━━ Records for this exercise ━━

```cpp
template <int LH, int LP, int THREADS>
__global__ void __launch_bounds__(THREADS, (THREADS / 256))
hpss_median_persist_kernel(const float *__restrict__ S, float *__restrict__ harm, float *__restrict__ perc, int B, int K,
                           int T, int nsh, int nsp, int nwh, int harm_tmajor) {
    extern __shared__ __attribute__((aligned(16))) char lds[];
    const int tile_bytes = persist_tile_bytes(K, T);
    const int wave = threadIdx.x >> 6, lane = threadIdx.x & 63;
    const int nwaves = blockDim.x >> 6;
    const size_t clip_bytes = (size_t)K * T * 4;

    auto issue_load = [&](int b, int buf) {
        stage_clip_dma(reinterpret_cast<const char *>(S) + (size_t)b * clip_bytes, (int)clip_bytes, lds + buf * tile_bytes, wave, nwaves, lane);
    };

    int b = blockIdx.x;
    if (b >= B) return;
    issue_load(b, 0);
    for (int it = 0; b < B; b += gridDim.x, ++it) {
        const int cur = it & 1;
        asm volatile("s_waitcnt vmcnt(0)" ::: "memory");
        __syncthreads();
        if (b + (int)gridDim.x < B) issue_load(b + gridDim.x, cur ^ 1);
        const int mis = (int)((reinterpret_cast<uintptr_t>(S) + (size_t)b * clip_bytes) & 15);
        const float *tile = reinterpret_cast<const float *>(lds + cur * tile_bytes + mis);
        if (wave < nwh) {
            const int id = wave * 64 + lane;
            if (id < K * nsh) {
                const int sg = id / K, k = id - sg * K;
                const int seglen = (T + nsh - 1) / nsh;
                const int ts = sg * seglen;
                const int te = min(T, ts + seglen);
                if (ts < te) {
                    const float *row = tile + k * T;
                    char *ob = reinterpret_cast<char *>(harm + (size_t)b * K * T);
                    if (harm_tmajor == 2)
                        split_median_walk_blocked<LH, 1>(row, ts, te - ts, seglen, T,
                                                         reinterpret_cast<char *>(harm + (size_t)b * ((T + 15) >> 4) * K * 16),
                                                         (unsigned)K * 64u, (unsigned)k * 64u);
                    else if (harm_tmajor)
                        split_median_walk<LH, 1, kStridedPlain>(row, 1, ts, te - ts, seglen, T, ob,
                                                                (unsigned)(ts * K + k) * 4u, (unsigned)K * 4u);
                    else
                        split_median_walk<LH, 1, kStridedPlain>(row, 1, ts, te - ts, seglen, T, ob,
                                                                (unsigned)(k * T + ts) * 4u, 4u);
                }
            }
        } else {
            const int id = (wave - nwh) * 64 + lane;
            if (id < T * nsp) {
                const int sg = id / T, tt = id - sg * T;
                const int seglen = (K + nsp - 1) / nsp;
                const int ks = sg * seglen;
                const int ke = min(K, ks + seglen);
                if (ks < ke)
                    split_median_walk<LP, 0, kStridedStream>(tile + tt, T, ks, ke - ks, seglen, K,
                                                             reinterpret_cast<char *>(perc + (size_t)b * K * T),
                                                             (unsigned)(ks * T + tt) * 4u, (unsigned)T * 4u);
            }
        }
    }
}

using PersistFn = void (*)(const float *, float *, float *, int, int, int, int, int, int, int);
struct PersistEntry {
    int lh, lp, threads;
    PersistFn fn;
};
const PersistEntry *find_persist_kernel(int lh, int lp, int threads);

constexpr int kSplitMaxWindow = 21;

using SplitFn = void (*)(const float *, float *, float *, int, int, int, int, int, int, int, int, float, float,
                         const smh_rag::Clip *, const smh_rag::Item *, int);
struct SplitEntry {
    int lh, lp, threads;
    SplitFn fn, fn_dma;
};
const SplitEntry *find_split_kernel(int lh, int lp);

}
```

sm_hpss_mtl_amd/csrc/smh_median_split.hip:

```cpp
#include "smh_median_split.h"

namespace smh_median {

#define SMH_SPLIT_E2(a, b) {a, b, SplitCfg<a, b>::kThreads, hpss_median_split_kernel<a, b>, hpss_median_split_kernel<a, b, true>},
#define SMH_SPLIT_SINGLE(w) SMH_SPLIT_E2(w, 0) SMH_SPLIT_E2(0, w)

const SplitEntry kSplit[] = {
    SMH_SPLIT_E2(21, 11) SMH_SPLIT_E2(17, 17) SMH_SPLIT_E2(11, 11) SMH_SPLIT_E2(11, 21) SMH_SPLIT_E2(21, 21)
    SMH_SPLIT_SINGLE(3) SMH_SPLIT_SINGLE(5) SMH_SPLIT_SINGLE(7) SMH_SPLIT_SINGLE(9) SMH_SPLIT_SINGLE(11)
    SMH_SPLIT_SINGLE(13) SMH_SPLIT_SINGLE(15) SMH_SPLIT_SINGLE(17) SMH_SPLIT_SINGLE(19) SMH_SPLIT_SINGLE(21)};

const SplitEntry *find_split_kernel(int lh, int lp) {
    for (const SplitEntry &e : kSplit)
        if (e.lh == lh && e.lp == lp) return &e;
    return nullptr;
}

#define SMH_PERSIST_E3(a, b, t) {a, b, t, hpss_median_persist_kernel<a, b, t>},
#define SMH_PERSIST_E2(a, b) SMH_PERSIST_E3(a, b, 512) SMH_PERSIST_E3(a, b, 768)
const PersistEntry kPersist[] = {SMH_PERSIST_E2(21, 11) SMH_PERSIST_E2(17, 17) SMH_PERSIST_E2(11, 11)
                                 SMH_PERSIST_E2(11, 21) SMH_PERSIST_E2(21, 21) SMH_PERSIST_E3(17, 17, 1024)};

const PersistEntry *find_persist_kernel(int lh, int lp, int threads) {
    for (const PersistEntry &e : kPersist)
        if (e.lh == lh && e.lp == lp && e.threads == threads) return &e;
    return nullptr;
}

}
```

Before: 2.777 million.

## Add wave-uniform median walk with scalar edges, whole-row interior test and vector tail stores

Adds a new WALK variant of the split/persist median kernels and makes it the default, keeping the old path behind SMH_MEDIAN_WALK=0. When the whole row is resident, the interior check no longer clips at the segment end. Boundary loads use wave-uniform scalar indices when all lanes share the same segment. The blocked-layout harmonic walk gets specialised partial-block tails and float4 stores when the segment is 4-aligned, and the per-walk wave shuffle reduction is dropped. The aim is less divergent boundary handling, fewer scalar stores and less wasted tail work, at the cost of more template instances and more complex control flow.

Result: no change. 2.806 million (median of 6 runs) (+1.1%).

```diff
diff --git a/sm_hpss_mtl_amd/build.py b/sm_hpss_mtl_amd/build.py
--- a/sm_hpss_mtl_amd/build.py
+++ b/sm_hpss_mtl_amd/build.py
@@ -11,7 +11,8 @@
 LIB = os.path.join(HERE, "libsmh.so")
 ARCH = "gfx950"
 FLAGS = ["--offload-arch=" + ARCH, "-O3", "-fPIC", "-std=c++17", "-Wall", "-Wno-unused-function"]
-EXTRA_FLAGS = {"smh_median_split.hip": ["-fno-honor-nans"], "smh_train.hip": ["-munsafe-fp-atomics"],
+EXTRA_FLAGS = {"smh_median_split.hip": ["-fno-honor-nans"], "smh_median_split_walk0.hip": ["-fno-honor-nans"],
+               "smh_train.hip": ["-munsafe-fp-atomics"],
                "smh_tcn.hip": ["-fno-honor-nans"], "smh_tcn_bf16.hip": ["-fno-honor-nans"],
                "smh_train_bf16.hip": ["-munsafe-fp-atomics", "-fno-honor-nans"]}
 
diff --git a/sm_hpss_mtl_amd/csrc/smh_median.hip b/sm_hpss_mtl_amd/csrc/smh_median.hip
--- a/sm_hpss_mtl_amd/csrc/smh_median.hip
+++ b/sm_hpss_mtl_amd/csrc/smh_median.hip
@@ -199,19 +199,28 @@
     return SMH_OK;
 }
 
+static bool old_walk() {
+    const char *ev = getenv("SMH_MEDIAN_WALK");
+    return ev && atoi(ev) == 0;
+}
+
 int launch_routed(const Route &r, const float *S, int B, int K, int T, float *harm, float *perc, hipStream_t st) {
+    const bool walk0 = old_walk();
     if (r.family == kFamPersist) {
         const Plan &q = r.plan;
         const int lds = 2 * persist_tile_bytes(K, T);
-        SMH_CHECK_HIP(hipFuncSetAttribute((const void *)r.pe->fn, hipFuncAttributeMaxDynamicSharedMemorySize, lds));
-        hipLaunchKernelGGL(r.pe->fn, dim3(r.n_cu), dim3((q.nwh + q.nwp) * 64), lds, st, S, harm, perc, B, K, T, q.nsh,
+        const PersistFn pfn = walk0 ? find_persist_kernel(r.pe->lh, r.pe->lp, r.pe->threads, true)->fn : r.pe->fn;
+        SMH_CHECK_HIP(hipFuncSetAttribute((const void *)pfn, hipFuncAttributeMaxDynamicSharedMemorySize, lds));
+        hipLaunchKernelGGL(pfn, dim3(r.n_cu), dim3((q.nwh + q.nwp) * 64), lds, st, S, harm, perc, B, K, T, q.nsh,
                            q.nsp, q.nwh, r.layout);
         return smh::launch_status("hpss_median_persist_kernel");
     }
     if (r.family == kFamSplit) {
         const Plan &q = r.plan;
-        SMH_CHECK_HIP(hipFuncSetAttribute((const void *)r.se->fn, hipFuncAttributeMaxDynamicSharedMemorySize, (int)q.lds));
-        SMH_CHECK_HIP(hipFuncSetAttribute((const void *)r.se->fn_dma, hipFuncAttributeMaxDynamicSharedMemorySize, (int)q.lds));
+        const SplitEntry *se = walk0 ? find_split_kernel(r.se->lh, r.se->lp, true) : r.se;
+        const SplitFn fn = se->fn, fn_dma = se->fn_dma;
+        SMH_CHECK_HIP(hipFuncSetAttribute((const void *)fn, hipFuncAttributeMaxDynamicSharedMemorySize, (int)q.lds));
+        SMH_CHECK_HIP(hipFuncSetAttribute((const void *)fn_dma, hipFuncAttributeMaxDynamicSharedMemorySize, (int)q.lds));
         dim3 grid(q.ntiles, B), block((q.nwh + q.nwp) * 64);
         const bool probe_noload = smh::probe_env("SMH_MEDIAN_PROBE_NOLOAD") != nullptr;
         const char *ev = getenv("SMH_MEDIAN_DMA_STAGE");
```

━━━

» Task objective: Go line by line through the records above and copy each one containing "hipFuncSetAttribute".

» Response box:
-        SMH_CHECK_HIP(hipFuncSetAttribute((const void *)r.pe->fn, hipFuncAttributeMaxDynamicSharedMemorySize, lds));
+        SMH_CHECK_HIP(hipFuncSetAttribute((const void *)pfn, hipFuncAttributeMaxDynamicSharedMemorySize, lds));
-        SMH_CHECK_HIP(hipFuncSetAttribute((const void *)r.se->fn, hipFuncAttributeMaxDynamicSharedMemorySize, (int)q.lds));
-        SMH_CHECK_HIP(hipFuncSetAttribute((const void *)r.se->fn_dma, hipFuncAttributeMaxDynamicSharedMemorySize, (int)q.lds));
+        SMH_CHECK_HIP(hipFuncSetAttribute((const void *)fn, hipFuncAttributeMaxDynamicSharedMemorySize, (int)q.lds));
+        SMH_CHECK_HIP(hipFuncSetAttribute((const void *)fn_dma, hipFuncAttributeMaxDynamicSharedMemorySize, (int)q.lds));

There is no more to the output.